Agora, se o processo de reestruturação da dívida da Neo Química Arena ocorresse no mundo normal, e representasse a construção de um caminho para aproximar o mercado financeiro da indústria do futebol, então o clube poderia buscar um fundo imobiliário.

Fazendo um conta baseada no balanço de 2022 do clube, e utilizando uma premissa bastante agressiva e otimista, temos que as receitas com bilheteria seriam da ordem de R$ 100 milhões, com mais R$ 15 milhões anuais de naming rights, mais uns R$ 20 milhões de outras receitas.

Se deduzirmos um custo de manutenção da ordem de R$ 25 milhões anuais, sobram R$ 110 milhões. Portanto, as receitas são inferiores aos custos do financiamento.

Veja, estou apenas simulando algo baseado no que há de disponível.

Como seria o fundo imobiliário do Corinthians?

Nesse sentido, a ideia do fundo imobiliário parece ser interessante. Vamos pensar num fundo de R$ 700 milhões, que remunere o investidor com 80% das receitas estimadas acima.

Estamos falando, portanto, de R$ 88 milhões anuais, que significam 12,6% de rentabilidade. Sai mais barato para o clube que a dívida. Ao mesmo tempo em que coloca nas mãos do investidor o risco de longo prazo do ativo. Além, claro de “n” outros riscos, que podem ser explorados em outro momento.

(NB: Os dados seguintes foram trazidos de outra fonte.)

@@ -442,29 +525,38 @@
   }
   const bool has1 = q.res != nullptr;
   const int act = q.slope == 1.f ? 0 : (q.slope == 0.f ? 1 : 2);
-  auto go = [&](auto kern) -> int {
-    hipError_t err = hipFuncSetAttribute(reinterpret_cast<const void*>(kern), hipFuncAttributeMaxDynamicSharedMemorySize, G::LDS);
+  auto go = [&](auto kern, int lds) -> int {
+    hipError_t err = hipFuncSetAttribute(reinterpret_cast<const void*>(kern), hipFuncAttributeMaxDynamicSharedMemorySize, lds);
     if (err != hipSuccess) { tdvc_set_error("conv_row: hipFuncSetAttribute failed: %s", hipGetErrorString(err)); return (int)err; }
-    hipLaunchKernelGGL(kern, dim3(grid), dim3(RW_NTHR), G::LDS, st, q);
+    hipLaunchKernelGGL(kern, dim3(grid), dim3(RW_NTHR), lds, st, q);
     return 0;
   };
   const int nres = has1 ? 1 : 0;
   int rc = TDVC_EINVAL;
-#define RW_CASE(A, R, S) if (act == A && nres == R && shuf == S) rc = go(&conv_row_kernel<GID, A, R, S>);
-  RW_CASE(0, 0, false) RW_CASE(0, 1, false) RW_CASE(1, 0, false) RW_CASE(1, 1, false) RW_CASE(2, 0, false) RW_CASE(2, 1, false)
+#define RW_CASE(A, R, S) if (act == A && nres == R && shuf == S) rc = go(&conv_row_kernel<GID, A, R, S>, RowLds<GID, 0>::LDS);
+  if constexpr (GID != GEO_C128G) {
+    RW_CASE(0, 0, false) RW_CASE(0, 1, false) RW_CASE(1, 0, false) RW_CASE(1, 1, false) RW_CASE(2, 0, false) RW_CASE(2, 1, false)
+  }
   if constexpr (GID == GEO_C128) {
     RW_CASE(0, 0, true) RW_CASE(0, 1, true) RW_CASE(1, 0, true) RW_CASE(1, 1, true) RW_CASE(2, 0, true) RW_CASE(2, 1, true)
   }
 #undef RW_CASE
+  if constexpr (GID == GEO_C128G) {
+#define RW_GDN(R, M) if (act == 0 && nres == R && !shuf && gdn == M) rc = go(&conv_row_kernel<GID, 0, R, false, M>, RowLds<GID, M>::LDS);
+    RW_GDN(0, TDVC_GDN_FWD) RW_GDN(1, TDVC_GDN_FWD) RW_GDN(0, TDVC_GDN_INV) RW_GDN(1, TDVC_GDN_INV)
+#undef RW_GDN
+  }
   if (rc) return rc;
-  return tdvc_launch_status("tdvc_conv2d(conv_row)");
+  return tdvc_launch_status(gdn ? "tdvc_conv2d(conv_row+gdn)" : "tdvc_conv2d(conv_row)");
 }
 
 int launch_conv_row(int geo, const ConvParams& p, int N, hipStream_t st) {
   switch (geo) {
-    case GEO_C128: return launch_conv_row_t<GEO_C128>(p, N, st);
-    case GEO_C64: return launch_conv_row_t<GEO_C64>(p, N, st);
-    case GEO_C128W: return launch_conv_row_t<GEO_C128W>(p, N, st);
-    default: return launch_conv_row_t<GEO_S2D64>(p, N, st);
-  }
-}
+    case GEO_C128: return launch_conv_row_t<GEO_C128>(p, N, st, nullptr);
+    case GEO_C64: return launch_conv_row_t<GEO_C64>(p, N, st, nullptr);
+    case GEO_C128W: return launch_conv_row_t<GEO_C128W>(p, N, st, nullptr);
+    default: return launch_conv_row_t<GEO_S2D64>(p, N, st, nullptr);
+  }
+}
+
+int launch_conv_row_gdn(const tdvc_conv_desc* d, const ConvParams& p, int N, hipStream_t st) { return launch_conv_row_t<GEO_C128G>(p, N, st, d); }
diff --git a/tdvc_amd/csrc/lib.cpp b/tdvc_amd/csrc/lib.cpp
--- a/tdvc_amd/csrc/lib.cpp
+++ b/tdvc_amd/csrc/lib.cpp
@@ -15,7 +15,7 @@
   va_end(ap);
 }
 
-extern "C" int tdvc_abi_version(void) { return 4; }
+extern "C" int tdvc_abi_version(void) { return 5; }
 extern "C" const char* tdvc_last_error(void) { return g_err; }
 
 namespace {
diff --git a/tdvc_amd/model/coder.py b/tdvc_amd/model/coder.py
--- a/tdvc_amd/model/coder.py
+++ b/tdvc_amd/model/coder.py
@@ -57,7 +57,7 @@
         self.gamma_reparam = NonNegativeParametrizer()
         self.gamma = nn.Parameter(self.gamma_reparam.init(gamma_init * torch.eye(ch)))
 
-    def run(self, x: FM, out: FM | None = None, res: FM | None = None) -> FM:
+    def packed(self):
         def build():
             g = self.gamma_reparam.effective(self.gamma.detach())
             b = self.beta_reparam.effective(self.beta.detach())
@@ -65,8 +65,17 @@
             pc = ops.pack_conv(g.reshape(c, c, 1, 1).contiguous(), b.contiguous(), stride=1, pad=0, device=self.gamma.device)
             pc.owner = self
             return pc
-        pc = self._pk("gdn", build)
-        return ops.conv(x, pc, out=out, square=True, gdn=GDN_INV if self.inverse else GDN_FWD, aux=x, res=res)
+        return self._pk("gdn", build)
+
+    def run(self, x: FM, out: FM | None = None, res: FM | None = None) -> FM:
+        return ops.conv(x, self.packed(), out=out, square=True, gdn=GDN_INV if self.inverse else GDN_FWD, aux=x, res=res)
+
+    def run_after_conv(self, x: FM, pc, out: FM | None = None, res: FM | None = None) -> FM:
+        if ops.TAPE is None and not x.f32:
+            y = ops.conv(x, pc, out=out, res=res, post_gdn=(self.packed(), self.inverse))
+            if y is not None:
+                return y
+        return self.run(ops.conv(x, pc), out=out, res=res)
 
     def refresh_packed(self):
         pc = self.__dict__.get("_packed", {}).get("gdn")
@@ -168,6 +177,9 @@
 
     def run(self, x: FM, out: FM | None = None) -> FM:
         t = ops.conv(x, pk_conv(self, "c1", self.conv1), **LR)
+        if ops.TAPE is None and not t.f32:
+            idt = x if self.skip is None else ops.conv(x, pk_conv(self, "sk", self.skip))
+            return self.gdn.run_after_conv(t, pk_conv(self, "c2", self.conv2), out=out, res=idt)
         t = ops.conv(t, pk_conv(self, "c2", self.conv2))
         idt = x if self.skip is None else ops.conv(x, pk_conv(self, "sk", self.skip))
         return self.gdn.run(t, out=out, res=idt)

Aliás, numa operação dessas a formalização do fluxo de pagamentos é fundamental, pois falamos de dependência direta do clube, uma vez que boa parte das receitas passa pelo seu caixa. Um dentre tantos aspetos de risco que precisariam ser ponderados numa operação assim.

Os riscos do fundo

Aqui não faço nenhum tipo de avaliação ou recomendação da operação, que nem existe.

Trata-se, apenas, de um exercício que deveria ser feito não apenas para este caso, mas para uma série de reformas e construções de estádios que precisarão ser feitas se quisermos, de fato, transformar completamente o futebol brasileiro.

O mercado precisa entender os riscos, e os clubes precisam melhorar a imagem junto ao mercado. Não apenas com promessas, mas com ações de fato.

É o grande desafio do crescimento do futebol brasileiro: uma eterna crise de confiança.